Não é incomum encontrarmos brilhos emprestados sendo
reconhecidos como próprios.
Manter estrelas opacas e posicioná-las entre as que têm
brilho próprio e as que tomam emprestado, pode ofuscar os ambientes. Por outro
lado, estas assentadas em torno das demais podem ajudar a reter o brilho
gerado.
Um dos requisitos para o sucesso de um gestor é a habilidade
para tratar com pessoas, permitindo que dêem suas contribuições, sem inibir
seus pares e comandados.
Ambientes altamente competitivos apresentam equipes fortes,
com grande desenvoltura para estruturação e consolidação de projetos, criando o
futuro das organizações onde trabalham, mas também podem levá-las ao fracasso
total.
Posicionar as estrelas de forma que emprestem e reflitam o
brilho no ambiente é uma das mais complexas tarefas dos responsáveis por
comandar equipes.
Estrelas sentem necessidade de brilhar, quer com brilho
próprio ou emprestado, quando isso não acontece partem em busca de locais mais
propícios.
Ao contratá-las, os gestores precisam ter domínio das estratégias
que pretendem implementar, e estarem cientes de que as estratégias inovadoras e
agressivas raramente são propostas por profissionais satisfeitos com o status
quo, e que isso incomoda os determinados e que têm planos pessoais e
profissionais ambiciosos.
Não são apenas os equipamentos que estão ficando rapidamente
obsoletos, organizações estão sendo superadas com uma velocidade
impressionante.
Uma das máximas em gestão é: “Torne sua empresa obsoleta antes
que alguém o faça!”
Antecipação da obsolescência é um processo que pode gerar
sérios conflitos em gestão, justamente por alterar a zona de conforto.

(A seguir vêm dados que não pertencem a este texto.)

@@ -359,20 +360,24 @@
     snprintf(inst, sizeof(inst), "k_tn64<2,2,2,1,64>.dW(split-M x%d)", S);
     LAUNCH(inst, fl, by + 4.0 * S * nets * (double)size, TN64_KERNEL, grid, dim3(256), a);
   }
-  r.Gp = e->Gp; r.S = S; r.nets = nets; r.g_ns = size; r.G = g.G;
+  r.Gp = e->Gp; r.S = S; r.nets = nets; r.g_ns = size; r.G = g.G; r.keep_g = !(e->lean_stores && g.apply);
   r.apply = g.apply; r.P = g.P; r.Mo = g.Mo; r.Vo = g.Vo; r.T = g.T; r.tau = g.tau; r.adam = g.adam; r.b1 = g.b1; r.b2 = g.b2; r.eps = g.eps;
   r.part = g.part; r.pstride = g.pstride; r.part_s = g.part_s;
   r.loss_part = g.loss_part; r.loss_n = g.loss_n; r.loss_stride = g.loss_stride; r.loss_off = g.loss_off; r.loss_scale = g.loss_scale;
   r.loss_dst = g.loss_dst; r.tick = g.tick; r.tick_extra = tick_extra;
   const dim3 grid((unsigned)((size / 4 + 255) / 256 + 4 * r.nvec + 1), (unsigned)nets);
-  LAUNCH(g.apply ? (g.T ? "k_adam_red.sum+adam+polyak" : "k_adam_red.sum+adam") : "k_adam_red.sum", 0.0,
-         nets * (double)size * (4.0 * S + 4.0 + (g.apply ? 24.0 : 0.0) + (g.apply && g.T ? 8.0 : 0.0)), k_adam_red, grid, dim3(256), r);
+  const char* rname = g.apply ? (g.T ? "k_adam_red.sum+adam+polyak" : "k_adam_red.sum+adam") : "k_adam_red.sum";
+  const double rbytes = nets * (double)size * (4.0 * S + 4.0 + (g.apply ? 24.0 : 0.0) + (g.apply && g.T ? 8.0 : 0.0));
+  if (r.keep_g) LAUNCH(rname, 0.0, rbytes, k_adam_red<true>, grid, dim3(256), r);
+  else LAUNCH(rname, 0.0, rbytes, k_adam_red<false>, grid, dim3(256), r);
   (void)name;
   return 0;
 }
 
 static inline int tn_width(const TnProb& q) { return q.kw > 0 ? q.kw : q.ldw; }
 static int launch_tn(sactd3_engine* e, hipStream_t s, const char* name, TnArgs& g, int nets, int tick_extra = 0) {
+  g.keep_g = !(e->lean_stores && g.apply);
+  if (!g.keep_g) for (int i = 0; i < g.nprob; ++i) g.pr[i].f_dz = nullptr;
   if (g.M >= BIG_BATCH && e->Gp && !e->tune_tn_kt) {
     int tiles = 0;
     for (int i = 0; i < g.nprob; ++i) tiles += ((g.pr[i].N + TN64_N - 1) / TN64_N) * ((g.pr[i].ldw + TN64_K - 1) / TN64_K);
@@ -412,7 +417,7 @@
       for (int f = 0; f < q.nfin; ++f) { r.vec[r.nvec].off = q.fin_off[f]; r.vec[r.nvec].slot = q.fin_slot[f]; r.vec[r.nvec].nblk = q.fin_nblk[f]; ++r.nvec; }
       if (q.fin_s_off >= 0) { r.s_off = q.fin_s_off; r.s_nblk = q.fin_s_nblk; }
     }
-    r.nets = nets; r.g_ns = g.g_ns; r.G = g.G;
+    r.nets = nets; r.g_ns = g.g_ns; r.G = g.G; r.keep_g = g.keep_g;
     r.apply = g.apply; r.P = g.P; r.Mo = g.Mo; r.Vo = g.Vo; r.T = g.T; r.tau = g.tau; r.adam = g.adam; r.b1 = g.b1; r.b2 = g.b2; r.eps = g.eps;
     r.T2 = g.T2; r.T3 = g.T3;
     r.part = g.part; r.pstride = g.pstride; r.part_s = g.part_s;
@@ -422,11 +427,17 @@
   }
   const dim3 grid((unsigned)((tiles + g.pk_blocks + g.fin_blocks + (nets > 1 ? 7 : 0)) & (nets > 1 ? ~7 : ~0)), 1, (unsigned)nets);
   if (!node_on(e, inst, fl, by, grid, dim3(256))) return 0;
-  if (fold) {
-    if (kt == 2) hipLaunchKernelGGL((k_tn<2, true>), grid, dim3(256), 0, s, g);
-    else hipLaunchKernelGGL((k_tn<1, true>), grid, dim3(256), 0, s, g);
-  } else if (kt == 2) hipLaunchKernelGGL(k_tn<2>, grid, dim3(256), 0, s, g);
-  else hipLaunchKernelGGL(k_tn<1>, grid, dim3(256), 0, s, g);
+  if (g.keep_g) {
+    if (fold) {
+      if (kt == 2) hipLaunchKernelGGL((k_tn<2, true>), grid, dim3(256), 0, s, g);
+      else hipLaunchKernelGGL((k_tn<1, true>), grid, dim3(256), 0, s, g);
+    } else if (kt == 2) hipLaunchKernelGGL(k_tn<2>, grid, dim3(256), 0, s, g);
+    else hipLaunchKernelGGL(k_tn<1>, grid, dim3(256), 0, s, g);
+  } else if (fold) {
+    if (kt == 2) hipLaunchKernelGGL((k_tn<2, true, false>), grid, dim3(256), 0, s, g);
+    else hipLaunchKernelGGL((k_tn<1, true, false>), grid, dim3(256), 0, s, g);
+  } else if (kt == 2) hipLaunchKernelGGL((k_tn<2, false, false>), grid, dim3(256), 0, s, g);
+  else hipLaunchKernelGGL((k_tn<1, false, false>), grid, dim3(256), 0, s, g);
   HIPCHK(hipGetLastError());
   return 0;
 }
@@ -1614,14 +1625,18 @@
   USE_DEVICE(e);
   CHAIN_BREAK(e);
   e->cur_slot = 0;
-  return run_graph(e, G_Q, [&](hipStream_t s) { return enqueue_update_qnets(e, s, false, nullptr); });
+  RCCHK(run_graph(e, G_Q, [&](hipStream_t s) { return enqueue_update_qnets(e, s, false, nullptr); }));
+  e->grads_stale[0] = false;
+  return 0;
 }
 int sactd3_update_actor(sactd3_engine* e) {
   if (!e) return SACTD3_EINVAL;
   USE_DEVICE(e);
   CHAIN_BREAK(e);
   RCCHK(actor_write_begin(e));
-  return run_graph(e, G_A, [&](hipStream_t s) { return enqueue_update_actor(e, s, 0); });
+  RCCHK(run_graph(e, G_A, [&](hipStream_t s) { return enqueue_update_actor(e, s, 0); }));
+  e->grads_stale[1] = false;
+  return 0;
 }
 int sactd3_update_targ_nets(sactd3_engine* e, int64_t qnet_updates_so_far) {
   if (!e) return SACTD3_EINVAL;
@@ -1644,6 +1659,8 @@
   RCCHK(run_graph(e, which, [&](hipStream_t s) { return enqueue_step(e, s, act, polyak); }));
   e->qnet_updates = updates;
   e->cur_slot = 0;
+  e->grads_stale[0] = false;
+  if (act) e->grads_stale[1] = false;
   return 0;
 }
 
@@ -1659,8 +1676,19 @@
   if (c.prefer_td3_over_sac) return c.clip_norm <= 0.f && !actor_dw_is_tiled64(e);
   return c.autotune != 0;
 }
+struct LeanStores {
+  sactd3_engine* e;
+  explicit LeanStores(sactd3_engine* e_) : e(e_) { e->lean_stores = e->cfg.clip_norm <= 0.f; }
+  ~LeanStores() { e->lean_stores = false; }
+};
+static void mark_grads_stale(sactd3_engine* e) {
+  if (e->cfg.clip_norm > 0.f) return;
+  e->grads_stale[0] = true;
+  if (e->cfg.actor_update_delay > 0) e->grads_stale[1] = true;
+}
 static int enqueue_period(sactd3_engine* e, hipStream_t s, int variant = 0) {
   const int n = e->cfg.actor_update_delay + 1;
+  LeanStores lean(e);
   if (!period_is_pipelined(e)) {
     for (int i = 0; i < n; ++i) RCCHK(enqueue_step(e, s, i == 0 && e->cfg.actor_update_delay > 0, true, i + 1 < n));
   } else {
@@ -1673,6 +1701,7 @@
 }
 static int enqueue_prefix(sactd3_engine* e, hipStream_t s, int variant, int m) {
   const int P = variant ? 3 : 0;
+  LeanStores lean(e);
   RCCHK(enqueue_step(e, s, true, true, m > 1, P, true, m - 1, -1, true));
   for (int i = 1; i < m; ++i) RCCHK(enqueue_step(e, s, false, true, i + 1 < m, i, true));
   if (e->alpha_pending) return e->fail(SACTD3_ESTATE, "step_prefix: a deferred temperature step was left over");
@@ -1691,6 +1720,7 @@
   if (!td3 && e->cfg.crit_targ_update_freq != 1) return e->fail(SACTD3_ESTATE, "step_period: needs crit_targ_update_freq == 1");
   const int n = e->cfg.actor_update_delay + 1;
   RCCHK(actor_write_begin(e));
+  mark_grads_stale(e);
   if (!period_is_pipelined(e)) {
     e->chain_ready = -1;
     RCCHK(run_graph(e, G_PERIOD, [&](hipStream_t s) { return enqueue_period(e, s); }));
@@ -1722,6 +1752,7 @@
   const bool have = e->chain_ready >= 0;
   e->chain_ready = -1;
   RCCHK(actor_write_begin(e));
+  mark_grads_stale(e);
   if (!have) RCCHK(run_graph(e, G_OPENING, [&](hipStream_t s) { return enqueue_opening(e, s, 0); }));
   RCCHK(run_graph(e, G_PREFIX + 2 * (m - 1) + v, [&](hipStream_t s) { return enqueue_prefix(e, s, v, m); }));
   e->cur_slot = m - 1;
@@ -1923,6 +1954,8 @@
 int64_t sactd3_debug_read(sactd3_engine* e, const char* name, float* dst, int64_t max_floats) {
   if (!e || !name) return SACTD3_EINVAL;
   USE_DEVICE(e);
+  if (((!strcmp(name, "grad_critics") || !strcmp(name, "c_dz1")) && e->grads_stale[0]) || ((!strcmp(name, "grad_actor") || !strcmp(name, "a_dz1")) && e->grads_stale[1]))
+    return e->fail(SACTD3_ESTATE, "debug_read: period graphs do not store this buffer; run an API-path update or sactd3_step first");
   if (!strcmp(name, "grad_actor") || !strcmp(name, "grad_critics")) {
     const bool act = !strcmp(name, "grad_actor");
     const int64_t n = sactd3_param_count(e, act ? SACTD3_ACTOR : SACTD3_CRITICS);
@@ -1996,6 +2029,7 @@
   const bool act = do_actor != 0 && e->cfg.actor_update_delay > 0;
   const bool period = do_actor == 2 && e->cfg.actor_update_delay > 0 && (e->cfg.prefer_td3_over_sac || e->cfg.crit_targ_update_freq == 1);
   if (act || period) RCCHK(actor_write_begin(e));
+  if (period) mark_grads_stale(e);
   std::vector<NodeInfo> log;
   auto seq = [&]() -> int { e->node_seq = 0; return period ? enqueue_period(e, e->stream) : enqueue_step(e, e->stream, act, true); };
   auto done = [&](int rc) { e->node_only = -1; e->node_log = nullptr; e->node_seq = 0; e->node_role = ""; return rc; };
diff --git a/sac-td3-cudagraphs-pytorch_amd/csrc/kernels.h b/sac-td3-cudagraphs-pytorch_amd/csrc/kernels.h
--- a/sac-td3-cudagraphs-pytorch_amd/csrc/kernels.h
+++ b/sac-td3-cudagraphs-pytorch_amd/csrc/kernels.h
@@ -134,6 +134,20 @@
 __device__ __forceinline__ float dot4(float4 a, float4 b) { return a.x * b.x + a.y * b.y + a.z * b.z + a.w * b.w; }
 __device__ __forceinline__ float4 ld4(const float* p) { return *reinterpret_cast<const float4*>(p); }
 __device__ __forceinline__ void st4(float* p, float4 v) { *reinterpret_cast<float4*>(p) = v; }
+#ifndef SACTD3_WT
+#define SACTD3_WT 1
+#endif
+constexpr bool WT_ACT1 = (SACTD3_WT & 1) != 0;
+constexpr bool WT_Z2 = (SACTD3_WT & 2) != 0;
+constexpr bool WT_DZ = (SACTD3_WT & 4) != 0;
+typedef unsigned int u32x4 __attribute__((ext_vector_type(4)));
+__device__ __forceinline__ void st4_wt(float* base, long off, float4 v) {
+  const u32x4 u = {__float_as_uint(v.x), __float_as_uint(v.y), __float_as_uint(v.z), __float_as_uint(v.w)};
+  __builtin_amdgcn_raw_buffer_store_b128(u, __builtin_amdgcn_make_buffer_rsrc(base, 0, 0x7fffffff, 0x00020000), (int)(4 * off), 0, 16);
+}
+__device__ __forceinline__ void st1_wt(float* p, float v) { __hip_atomic_store(p, v, __ATOMIC_RELAXED, __HIP_MEMORY_SCOPE_AGENT); }
+template <bool WT> __device__ __forceinline__ void st4_pol(float* base, long off, float4 v) { if (WT) st4_wt(base, off, v); else st4(base + off, v); }
+template <bool WT> __device__ __forceinline__ void st1_pol(float* p, float v) { if (WT) st1_wt(p, v); else *p = v; }
 __device__ __forceinline__ float4 f4(float a) { return make_float4(a, a, a, a); }
 __device__ __forceinline__ float4 operator+(float4 a, float4 b) { return make_float4(a.x + b.x, a.y + b.y, a.z + b.z, a.w + b.w); }
 __device__ __forceinline__ float4 operator-(float4 a, float4 b) { return make_float4(a.x - b.x, a.y - b.y, a.z - b.z, a.w - b.w); }
@@ -638,8 +652,8 @@
     for (int c = 0; c < CW; ++c) {
       const int gc = ks * CW + c;
       if (gc >= g0 && gc < g0 + gsz) {
-        if (G.xh_out) st4(G.xh_out + ro + 16 * c, xh[c]);
-        if (G.h_out) st4(G.h_out + ro + 16 * c, av[c]);
+        if (G.xh_out) st4_pol<WT_ACT1>(G.xh_out, ro + 16 * c, xh[c]);
+        if (G.h_out) st4_pol<WT_ACT1>(G.h_out, ro + 16 * c, av[c]);
       }
     }
     if (G.rstd_out && tn == 0 && ks == 0 && kq == 0) G.rstd_out[(long)ni * p.M + m0 + r] = rstd;
@@ -707,7 +721,7 @@
 #pragma unroll
       for (int i = 0; i < 4; ++i) {
         const int row = m0 + 4 * (lane >> 4) + i;
-        if (row < p.M) y[(long)row * p.ldy + col] = acc[nt][i] + bias[nt];
+        if (row < p.M) st1_pol<WT_Z2>(y + (long)row * p.ldy + col, acc[nt][i] + bias[nt]);
       }
     }
   }
@@ -1142,7 +1156,7 @@
 struct AdamRedVec { int off; int slot; int nblk; };
 struct AdamRedArgs {
   const float* Gp; int S; int nets; long g_ns;
-  float* G;
+  float* G; int keep_g;
   int apply; float* P; float* Mo; float* Vo; float* T; float tau;
   float* T2; float* T3;
   const float* adam; float b1, b2, eps;
@@ -1152,8 +1166,9 @@
   const float* loss_part; int loss_n, loss_stride, loss_off; float loss_scale; float* loss_dst; int* tick;
   int tick_extra;
 };
+template <bool KEEP_G>
 __device__ __forceinline__ void adam_red_commit(const AdamRedArgs& a, long off, float4 g, float4 w, float4 m, float4 v, float4 tt, float step, float sq2) {
-  st4(a.G + off, g);
+  if (KEEP_G) st4(a.G + off, g);
   if (a.apply) {
     const float omb1 = 1.0f - a.b1, omb2 = 1.0f - a.b2;
     m = m + (g - m) * omb1;
@@ -1172,6 +1187,7 @@
     }
   }
 }
+template <bool KEEP_G>
 __device__ __forceinline__ void adam_red_tail_body(const AdamRedArgs& a, int rel, int net) {
   const int t = threadIdx.x;
   const float step = a.apply ? a.adam[0] : 0.f, sq2 = a.apply ? a.adam[1] : 1.f;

Qual gestor que ao escalar seu “Himalaia” não quer ficar um
tempo sentado no topo, observando a paisagem, sem que ninguém o incomode?
Por que aceitar que estrelas brilhem à sua frente, muitas
vezes dificultando sua visão, enquanto que a única coisa que ele deseja naquele
momento é contemplar suas conquistas e o mundo a seus pés?
No mercado competitivo, os buracos negros não roubam preferencialmente
o brilho das empresas lentas, muito menos das mais rápidas, mas das negligentes
e das distraídas.
A visão e missão da empresa, declaradas e exercitadas,
estabelecem a liberdade e restrições ao esplendor das estrelas.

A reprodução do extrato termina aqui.